Deze uitzondering wordt gegenereerd wanneer u een methode hebt geopend die Azure Databricks niet expliciet als veilig heeft gemarkeerd voor clusters met referentiepassthrough van Azure Data Lake Storage. In de meeste gevallen betekent dit dat de methode kan toestaan dat een gebruiker op een cluster met referentiepassthrough van Azure Data Lake Storage toegang krijgt tot de referenties van een andere gebruiker.

org.apache.spark.api.python.PythonSecurityException: Pad ... maakt gebruik van een niet-vertrouwd bestandssysteem

Deze uitzondering wordt gegenereerd als u hebt geprobeerd toegang te krijgen tot een bestandssysteem dat niet bekend is door het Azure Data Lake Storage referentiepassthrough-cluster om veilig te zijn.

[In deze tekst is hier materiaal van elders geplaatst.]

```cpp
struct EmbedFold {
    const int64_t* ids;
    const uint16_t* E;
    float normalizer;
    int64_t pad_id;
    uint16_t* h_out;
};
bool gemv_qkv_folds_embed(int B);
void gemv_qkv(hipStream_t s, int B, int nh, int nkv, const uint16_t* h, const uint16_t* norm_w, float eps,
              const uint16_t* Wqkv, const uint16_t* cosT, const uint16_t* sinT, int max_pos, const StepState* st,
              uint16_t* q_out, uint16_t* kc, uint16_t* vc, long kv_b_stride, float* ws = nullptr,
              const EmbedFold* emb = nullptr, const uint16_t* Wf = nullptr,
              int st_stride = 0);
void gemv_res(hipStream_t s, int B, int K, const uint16_t* x, const uint16_t* W, int N, uint16_t* h_inout,
              float* ws);
void gemv_res_norm(hipStream_t s, int B, int K, const uint16_t* x, const uint16_t* W, int N, uint16_t* h_inout,
                   float* ws, const uint16_t* norm_w, float eps, uint16_t* hn, const uint16_t* Wf = nullptr);
void mf_swizzle(hipStream_t s, const uint16_t* W, int rows, int K, uint16_t* out, bool qkv = false);
void rows_norm(hipStream_t s, const uint16_t* x, const uint16_t* w, float eps, int nb, int K, uint16_t* out);
void gemv_o_attn(hipStream_t s, int B, int G, const float* part, int max_chunks, const StepState* st,
                 const uint16_t* Wo, int N, uint16_t* h_inout, uint16_t* o_out, float* ssq = nullptr,
                 const uint16_t* Wf = nullptr, int st_stride = 0);
void gemv_geglu(hipStream_t s, int B, const uint16_t* h, const uint16_t* norm_w, float eps,
                const uint16_t* Wgu, int I, uint16_t* act, float* ssq = nullptr, const uint16_t* Wf = nullptr);
int gemv_logits_blocks();
int gemv_mf_min_batch();
bool gemv_logits(hipStream_t s, int B, const uint16_t* h, const uint16_t* norm_w, float eps,
// ... 94 lines not shown
```

### multimodal-financial-analysis-tool-using-paligemma_amd/pgmi/_native.py

```python
from __future__ import annotations

import ctypes
import os

import torch

_HERE = os.path.dirname(os.path.abspath(__file__))
LIB_PATH = os.environ.get("PGMI_LIB_PATH") or os.path.join(_HERE, "libpgmi.so")

PGMI_OK, PGMI_E_ARG, PGMI_E_STATE, PGMI_E_HIP, PGMI_E_NOMEM = 0, -1, -2, -3, -4
DTYPE_BF16, DTYPE_F16, DTYPE_F32 = 0, 1, 2

EPI = {"store": 0, "bias": 1, "bias_gelu": 2, "bias_res": 3, "res": 4, "bias_pos": 5, "f32": 6, "geglu": 7}
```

Als u een niet-vertrouwd bestandssysteem gebruikt, kan het zijn dat een gebruiker in een Referentiepassthrough-cluster van Azure Data Lake Storage toegang krijgt tot de referenties van een andere gebruiker, zodat we niet toestaan dat alle bestandssysteemen die we niet vertrouwen veilig worden gebruikt.

Als u de set vertrouwde bestandssystemen op een Azure Data Lake Storage-referentiepassthrough-cluster wilt configureren, stelt u de Spark-configuratiesleutel spark.databricks.pyspark.trustedFilesystems op dat cluster in als een door komma's gescheiden lijst met de klassenamen die vertrouwde implementaties van org.apache.hadoop.fs.FileSystem zijn.

Het toevoegen van een partitie mislukt wanneer AzureCredentialNotFoundException referentiepassthrough is ingeschakeld

Wanneer u Hive 2.3-3.1 gebruikt en u probeert een partitie toe te voegen aan een cluster waarvoor referentiepassthrough is ingeschakeld, treedt deze volgende uitzondering op:

org.apache.spark.sql.AnalysisException: org.apache.hadoop.hive.ql.metadata.HiveException: MetaException(message:com.databricks.backend.daemon.data.client.adl.AzureCredentialNotFoundException: Could not find ADLS Gen2 Token

U kunt dit probleem omzeilen door partities toe te voegen aan een cluster zonder referentiepassthrough ingeschakeld.